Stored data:
--- START ---

### sqlp_amd/csrc/twosd_internal.h

```cpp
#pragma once
#include <hip/hip_runtime.h>
#include <stdint.h>
#include <string>
#include <vector>
#include "twosd_hip.h"
#include "devbuf.h"

namespace twosd {

constexpr int kWave = 64;
constexpr int kWavesPerBlock = 4;
constexpr int kMaxColsPerLane = 64;

enum : int { BT_Y = 0, BT_G = 1, BT_L = 2, BT_E = 3 };


constexpr int kQueueStride = 32;
constexpr int kMaxQueueGroups = 64;
struct HyperParams {
    int m, n, k, N, kmax, ecap;
    int kcap;
    int retry;
    const int *colptr, *rowidx; const double *val;
    const double *q; const int8_t *btype;
    const int *wcp, *wcc; const double *wcv;
    const int *bcp, *bci; const double *bcv;
    const int *brptr, *brcol; const double *brval;
    const int *kslot, *kix; const double *kv;
    const double *kcoef;
    const double *xbase;
    const double *d0;
    const int *hb0;
    const uint64_t *basic0, *fixedmask, *ubmask;
    const double *dv;
    int *eidx; double *evals;
    int *queue;
    int qgroups;
    double *obj;
    int *status, *iters;
    long long *ops;
    int *etan;
    int *pool_pick;
    unsigned long long *vkey;
    double *pi, *y;
    unsigned long long *retries;
// ... 82 lines not shown
    int *pick;
    float cw;
    float *key;
    float *pkey; int *ppick;
};
struct PoolRefineParams {
    int N, k, ncand;
    const double *dv, *kcoef;
    const float *cinf;
    const int *sptr, *send;
    const int2 *rec;
    const int *order, *cand;
    int *pick;
    const float *key;
    float cw;
    float *pkey; int *pci;
};
hipError_t launch_pool_refine(const PoolRefineParams &p, hipStream_t s);
size_t pool_select_lds_bytes(int k);
int pool_select_split(int N, int npool);
int pool_refine_split(int N, int ncand);
hipError_t sort_by_pool(const int *pick, int *order, int N, int npool, void *tmp, size_t *tmp_bytes, hipStream_t s);
hipError_t launch_pool_select(const PoolSelParams &p, hipStream_t s);
size_t hyper_lds_bytes(int R, int C, int kmax, int k);
int hyper_rows_per_lane(int m);
int hyper_cols_per_lane(int ncols);
hipError_t launch_hyper(int R, int C, const HyperParams &p, int nblocks, size_t lds, hipStream_t s);
hipError_t launch_queue_records(const int *order, const int *pick, int2 *qrec, int N, hipStream_t s);
int hyper_max_blocks_per_cu(int R, int C, int kmax, int k);


struct SampleParams {
    int N, k;
    unsigned long long seed, first_index;
    const int *kind;
    const int *off;
    const double *val, *prob;
    const double *p0, *p1;
    const double *tmpl;
    double *out;
};
hipError_t launch_sample(const SampleParams &S, hipStream_t st);
hipError_t launch_sample_plan(const SampleParams &S, int mode, int G, hipStream_t st);

struct HostLP {
    int m = 0, n = 0;
    std::vector<int> colptr, rowidx;
    std::vector<double> val, q;
    std::vector<char> sense;
};
bool dense_inverse(int m, const std::vector<double> &A, std::vector<double> &Ainv);
void basis_matrix(const HostLP &L, const std::vector<int> &head, std::vector<double> &B);
// ... 23 lines not shown
```

Measured before the change: 18.32 million.

## Keep leading eta-file entries in LDS when occupancy allows

Adds a per-wave LDS region for the first EL eta-file entries (16-bit row index plus f64 value). FTRAN/BTRAN, pivot updates and the eta export read from LDS when an eta group lies fully inside that region, and fall back to global memory otherwise. EL is picked by a binary search that keeps blocks-per-CU unchanged, then kmax is grown under the same constraint. The goal is to cut global/HBM traffic on short eta files, at the cost of extra branching and possible interaction with occupancy. The change also adds sizing and debug query APIs and moves the iteration-count update out of the loop.

New measurement: 17.55 million. 4.2% lower.

```diff
diff --git a/include/twosd_hip.h b/include/twosd_hip.h
--- a/include/twosd_hip.h
+++ b/include/twosd_hip.h
@@ -198,6 +198,9 @@
 
 int twosd_last_lp_stats(twosd_ctx *ctx, int64_t *pivots_sum, int *pivots_max);
 int twosd_last_lp_eta_entries(twosd_ctx *ctx, int64_t *entries, int64_t *retries);
+int twosd_last_lp_detail(twosd_ctx *ctx, int N, int *etan, uint64_t *vkey);
+int twosd_lp_sizing(twosd_ctx *ctx, int *out4);
+int twosd_lp_sizing_model(int m, int ncols, int k, int el_req, int reg_blocks, int *out4);
 
 int twosd_last_objective(twosd_ctx *ctx, double *weighted_sum, double *weight_sum);
 
diff --git a/sqlp_amd/_lib.py b/sqlp_amd/_lib.py
--- a/sqlp_amd/_lib.py
+++ b/sqlp_amd/_lib.py
@@ -66,6 +66,9 @@
     ("twosd_last_timings", I, [P, P]),
     ("twosd_last_lp_stats", I, [P, P, P]),
     ("twosd_last_lp_eta_entries", I, [P, P, P]),
+    ("twosd_last_lp_detail", I, [P, I, P, P]),
+    ("twosd_lp_sizing", I, [P, P]),
+    ("twosd_lp_sizing_model", I, [I, I, I, I, I, P]),
     ("twosd_last_lp_ops", I, [P, P, P]),
     ("twosd_debug_stamps", I, [P, P, I]),
     ("twosd_last_lp_iters", I, [P, I, P, P]),
diff --git a/sqlp_amd/csrc/lp_batch.hip b/sqlp_amd/csrc/lp_batch.hip
--- a/sqlp_amd/csrc/lp_batch.hip
+++ b/sqlp_amd/csrc/lp_batch.hip
@@ -8,6 +8,33 @@
 #include "twosd_ctx.h"
 
 using namespace twosd;
+
+static HyperSizing lp_sizing(const twosd_ctx *c) {
+    int el_req = -1;
+    if (const char *e = getenv("TWOSD_ETA_LDS")) el_req = std::max(0, atoi(e));
+    const int R = c->R, CH = c->CH, k = c->k;
+    return hyper_sizing(c->L.m, c->kmax_override, el_req, [=](int kmax, int el) { return hyper_max_blocks_per_cu(R, CH, kmax, k, el); });
+}
+
+extern "C" int twosd_lp_sizing(twosd_ctx *c, int *out4) {
+    if (!c || !out4 || !c->has_template) return fail(TWOSD_E_ARG, "lp_sizing: NULL or no template");
+    HIPCHK(hipSetDevice(c->device));
+    const HyperSizing z = lp_sizing(c);
+    out4[0] = z.kmax; out4[1] = z.el; out4[2] = z.bpc;
+    out4[3] = (int)hyper_lds_bytes(c->R, c->CH, z.kmax, c->k, z.el);
+    return TWOSD_OK;
+}
+
+extern "C" int twosd_lp_sizing_model(int m, int ncols, int k, int el_req, int reg_blocks, int *out4) {
+    const int R = hyper_rows_per_lane(m), CH = hyper_cols_per_lane(ncols);
+    if (R < 0 || CH < 0 || k < 0 || reg_blocks < 1 || !out4) return fail(TWOSD_E_ARG, "lp_sizing_model: bad arguments");
+    const HyperSizing z = hyper_sizing(m, 0, el_req, [=](int kmax, int el) {
+        return (int)std::min<size_t>((size_t)reg_blocks, (size_t)160 * 1024 / hyper_lds_bytes(R, CH, kmax, k, el));
+    });
+    out4[0] = z.kmax; out4[1] = z.el; out4[2] = z.bpc;
+    out4[3] = (int)hyper_lds_bytes(R, CH, z.kmax, k, z.el);
+    return TWOSD_OK;
+}
 
 int twosd::run_lp(twosd_ctx *c, const double *x, const double *d_dv, int N, const LpRun &o) {
     const bool want_pi = o.want_pi, want_y = o.want_y;
@@ -32,14 +59,10 @@
     if (!c->d_queue && (rc = c->d_queue.alloc((size_t)kMaxQueueGroups * kQueueStride))) return rc;
     {
         const int CH = c->CH;
-        int kmax = c->kmax_override > 0 ? c->kmax_override : std::min(256, std::max(64, 2 * m + 32));
-        if (c->kmax_override <= 0 && 2 * m + 32 > kmax) {
-            const int b0 = hyper_max_blocks_per_cu(R, CH, kmax, c->k);
-            for (int k2 = std::min(1024, (2 * m + 32) & ~31); k2 > kmax; k2 -= 32)
-                if (hyper_max_blocks_per_cu(R, CH, k2, c->k) >= b0) { kmax = k2; break; }
-        }
+        const HyperSizing sz = lp_sizing(c);
+        const int kmax = sz.kmax, el = sz.el;
         const int ecap = (int)std::min<long long>(INT32_MAX / 2, (long long)std::max(4096, 32 * MP) * std::max(256, kmax) / 256);
-        int bpc = hyper_max_blocks_per_cu(R, CH, kmax, c->k);
+        int bpc = hyper_max_blocks_per_cu(R, CH, kmax, c->k, el);
         if (const char *e = getenv("TWOSD_BPC")) bpc = std::min(bpc, std::max(1, atoi(e)));
         if (bpc < 1)
             return fail(TWOSD_E_UNSUPPORTED, "LP kernel: LDS slice too large (m2 = %d, n2 = %d; LP: %d rows, %d columns; k = %d)",
@@ -53,7 +76,7 @@
         }
         HIPCHK(hipMemsetAsync(c->d_queue, 0, sizeof(int) * kMaxQueueGroups * kQueueStride, c->stream));
         HyperParams H{};
-        H.m = m; H.n = n; H.k = c->k; H.N = NL; H.kmax = kmax; H.ecap = ecap;
+        H.m = m; H.n = n; H.k = c->k; H.N = NL; H.kmax = kmax; H.ecap = ecap; H.el = el;
         H.kcap = o.kcap > 0 ? std::min(o.kcap, kmax) : kmax;
         H.retry = o.kcap > 0 ? 0 : 1;
         H.colptr = c->d_colptr; H.rowidx = c->d_rowidx; H.val = c->d_val; H.q = c->d_q; H.btype = c->d_btype;
@@ -143,7 +166,7 @@
             HIPCHK(launch_queue_records(order, H.npool > 1 ? c->d_pool_pick : nullptr, c->d_qrec, NL, c->stream));
             H.qrec = c->d_qrec;
         }
-        HIPCHK(launch_hyper(R, CH, H, nblocks, hyper_lds_bytes(R, CH, kmax, c->k), c->stream));
+        HIPCHK(launch_hyper(R, CH, H, nblocks, hyper_lds_bytes(R, CH, kmax, c->k, el), c->stream));
         HIPCHK(hipEventRecord(c->ev[EV_LP_END], c->stream));
         HIPCHK(hipStreamSynchronize(c->stream));
         float ms = 0, ms_sel = 0;
@@ -374,6 +397,15 @@
     HIPCHK(hipStreamSynchronize(c->stream));
     if (iters) HIPCHK(hipMemcpy(iters, c->d_iters, sizeof(int) * N, hipMemcpyDeviceToHost));
     if (status) HIPCHK(hipMemcpy(status, c->d_status, sizeof(int) * N, hipMemcpyDeviceToHost));
+    return TWOSD_OK;
+}
+
+extern "C" int twosd_last_lp_detail(twosd_ctx *c, int N, int *etan, uint64_t *vkey) {
+    if (!c || N < 0 || N > c->out_cap || !c->d_etan) return fail(TWOSD_E_ARG, "last_lp_detail: N = %d outside the last batch", N);
+    if (vkey && (size_t)N > c->d_vkey.cap) return fail(TWOSD_E_STATE, "last_lp_detail: the last batch computed no dual keys");
+    HIPCHK(hipStreamSynchronize(c->stream));
+    if (etan) HIPCHK(hipMemcpy(etan, c->d_etan, sizeof(int) * N, hipMemcpyDeviceToHost));
+    if (vkey) HIPCHK(hipMemcpy(vkey, c->d_vkey, sizeof(uint64_t) * N, hipMemcpyDeviceToHost));
     return TWOSD_OK;
 }
 
diff --git a/sqlp_amd/csrc/lp_hyper.hip b/sqlp_amd/csrc/lp_hyper.hip
--- a/sqlp_amd/csrc/lp_hyper.hip
+++ b/sqlp_amd/csrc/lp_hyper.hip
@@ -150,12 +150,14 @@
 static __host__ __device__ inline int hyper_union_doubles(int R, int C) {
     return 128 * R > 64 * C ? 128 * R : 64 * C;
 }
-static __host__ __device__ inline size_t hyper_slice_bytes(int R, int C, int kmax, int k) {
+static __host__ __device__ inline size_t hyper_slice_bytes(int R, int C, int kmax, int k, int el) {
     const int kmaxp = (kmax + 3) & ~3;
     return 8 * (size_t)hyper_union_doubles(R, C) + 8 * (size_t)((k + 1) & ~1) + 8 * 64 + 4 * 64 + 4 * 64 + 2 * kmaxp +
-           4 * (kmaxp + 4);
-}
-size_t hyper_lds_bytes(int R, int C, int kmax, int k) { return (size_t)kWavesPerBlock * hyper_slice_bytes(R, C, kmax, k); }
+           4 * (kmaxp + 4) + 10 * (size_t)el;
+}
+size_t hyper_lds_bytes(int R, int C, int kmax, int k, int el) {
+    return (size_t)kWavesPerBlock * hyper_slice_bytes(R, C, kmax, k, el);
+}
 
 #ifndef TWOSD_ETA_G
 #define TWOSD_ETA_G 2
@@ -182,7 +184,8 @@
     constexpr int UD = 128 * R > 64 * C ? 128 * R : 64 * C;
     const int kmaxp = (P.kmax + 3) & ~3;
     const int ncol = P.n + P.m;
-    char *slice = reinterpret_cast<char *>(lds_raw) + (size_t)wid * hyper_slice_bytes(R, C, P.kmax, P.k);
+    const int EL = P.el;
+    char *slice = reinterpret_cast<char *>(lds_raw) + (size_t)wid * hyper_slice_bytes(R, C, P.kmax, P.k, EL);
     double *ut = reinterpret_cast<double *>(slice);
     double *rho = ut + MP;
     double *alpha = ut;
@@ -190,13 +193,25 @@
     double *lstv = dvl + ((P.k + 1) & ~1);
     int *lsti = reinterpret_cast<int *>(lstv + 64);
     int *smark = lsti + 64;
-    unsigned short *etap = reinterpret_cast<unsigned short *>(smark + 64);
+    double *elv = reinterpret_cast<double *>(smark + 64);
+    unsigned short *eli = reinterpret_cast<unsigned short *>(elv + EL);
+    unsigned short *etap = eli + EL;
     int *etaoff = reinterpret_cast<int *>(etap + kmaxp);
 
     const int m = P.m, n = P.n;
     const int slot_id = blockIdx.x * kWavesPerBlock + wid;
     int *eidx = P.eidx + (size_t)slot_id * P.ecap;
     double *evals = P.evals + (size_t)slot_id * P.ecap;
+    auto eta_resident = [&](int end) -> bool { return __builtin_amdgcn_readfirstlane(end) <= EL; };
+    auto eta_entry = [&](bool res, int at, int &ix, double &vx) {
+        if (res) {
+            ix = eli[at];
+            vx = elv[at];
+        } else {
+            ix = eidx[at];
+            vx = evals[at];
+        }
+    };
     const uint64_t fixedm = CP.fixedmask[lane];
     const uint64_t ubm = CP.ubmask[lane];
 
@@ -349,6 +364,26 @@
         STAMP(0)
 
         auto eta_group = [&](int t0, int dir, int (&gi)[EG], double (&gv)[EG], int (&gn)[EG], int (&go)[EG]) {
+            int tl = dir > 0 ? t0 : t0 - (EG - 1);
+            tl = tl < 0 ? 0 : (tl >= K ? K - 1 : tl);
+            if (!eta_resident(etaoff[tl + 1])) {
+#pragma unroll
+                for (int g = 0; g < EG; ++g) {
+                    const int tt = t0 + dir * g;
+                    const bool ok = (tt >= 0) & (tt < K);
+                    const int tc = ok ? tt : 0;
+                    const int o0 = etaoff[tc], o1 = etaoff[tc + 1];
+                    go[g] = ok ? o0 : 0;
+                    gn[g] = ok ? o1 - o0 : 0;
+                    const bool mine = lane < gn[g];
+                    const int at = mine ? go[g] + lane : 0;
+                    const int ix = eidx[at];
+                    const double vx = evals[at];
+                    gi[g] = mine ? ix : 0;
+                    gv[g] = mine ? vx : 0.0;
+                }
+                return;
+            }
 #pragma unroll
             for (int g = 0; g < EG; ++g) {
                 const int tt = t0 + dir * g;
@@ -358,13 +393,23 @@
                 go[g] = ok ? o0 : 0;
                 gn[g] = ok ? o1 - o0 : 0;
                 const bool mine = lane < gn[g];
-                const int at = mine ? go[g] + lane : 0;
-                const int ix = eidx[at];
-                const double vx = evals[at];
-                gi[g] = mine ? ix : 0;
-                gv[g] = mine ? vx : 0.0;
+                int ix = 0;
+                double vx = 0.0;
+                if (eta_resident(o1)) {
+                    if (mine) {
+                        ix = eli[go[g] + lane];
+                        vx = elv[go[g] + lane];
+                    }
+                } else {
+                    const int at = mine ? go[g] + lane : 0;
+                    ix = eidx[at];
+                    vx = evals[at];
+                }
+                gi[g] = ix;
+                gv[g] = vx;
             }
         };
+        auto group_resident = [&](int o, int len) -> bool { return eta_resident(o + len); };
         for (;;) {
             double bnum = 0.0, bden = 1.0, bdel = 0.0;
             int br = 0x7fffffff;
@@ -438,13 +483,23 @@
                         for (int g = 0; g < EG; ++g) {
                             const int tt = tg - g;
                             if (tt < 0) break;
-                            const double ug = gv[g] != 0.0 ? ut[gi[g]] : 0.0;
+                            const bool mine = lane < gn[g];
+                            const double ev0 = mine ? gv[g] : 0.0;
+                            const double ug = ev0 != 0.0 ? ut[mine ? gi[g] : 0] : 0.0;
                             if (gn[g] <= 64 && __builtin_amdgcn_ballot_w64(ug != 0.0) == 0) {
                                 nops += gn[g];
                                 continue;
                             }
-                            double acc = ug * gv[g];
-                            for (int e = 64 + lane; e < gn[g]; e += 64) acc = fma(ut[eidx[go[g] + e]], evals[go[g] + e], acc);
+                            double acc = ug * ev0;
+                            if (gn[g] > 64) {
+                                const bool res = group_resident(go[g], gn[g]);
+                                for (int e = 64 + lane; e < gn[g]; e += 64) {
+                                    int i;
+                                    double ev;
+                                    eta_entry(res, go[g] + e, i, ev);
+                                    acc = fma(ut[i], ev, acc);
+                                }
+                            }
                             acc = wsum(acc);
                             nops += gn[g];
                             if (lane == 0) ut[etap[tt]] = acc;
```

--- END ---

Your task. Search the data for "auto". Copy every matching line.

Reply to the exercise.
+    auto eta_resident = [&](int end) -> bool { return __builtin_amdgcn_readfirstlane(end) <= EL; };
+    auto eta_entry = [&](bool res, int at, int &ix, double &vx) {
         auto eta_group = [&](int t0, int dir, int (&gi)[EG], double (&gv)[EG], int (&gn)[EG], int (&go)[EG]) {
+        auto group_resident = [&](int o, int len) -> bool { return eta_resident(o + len); };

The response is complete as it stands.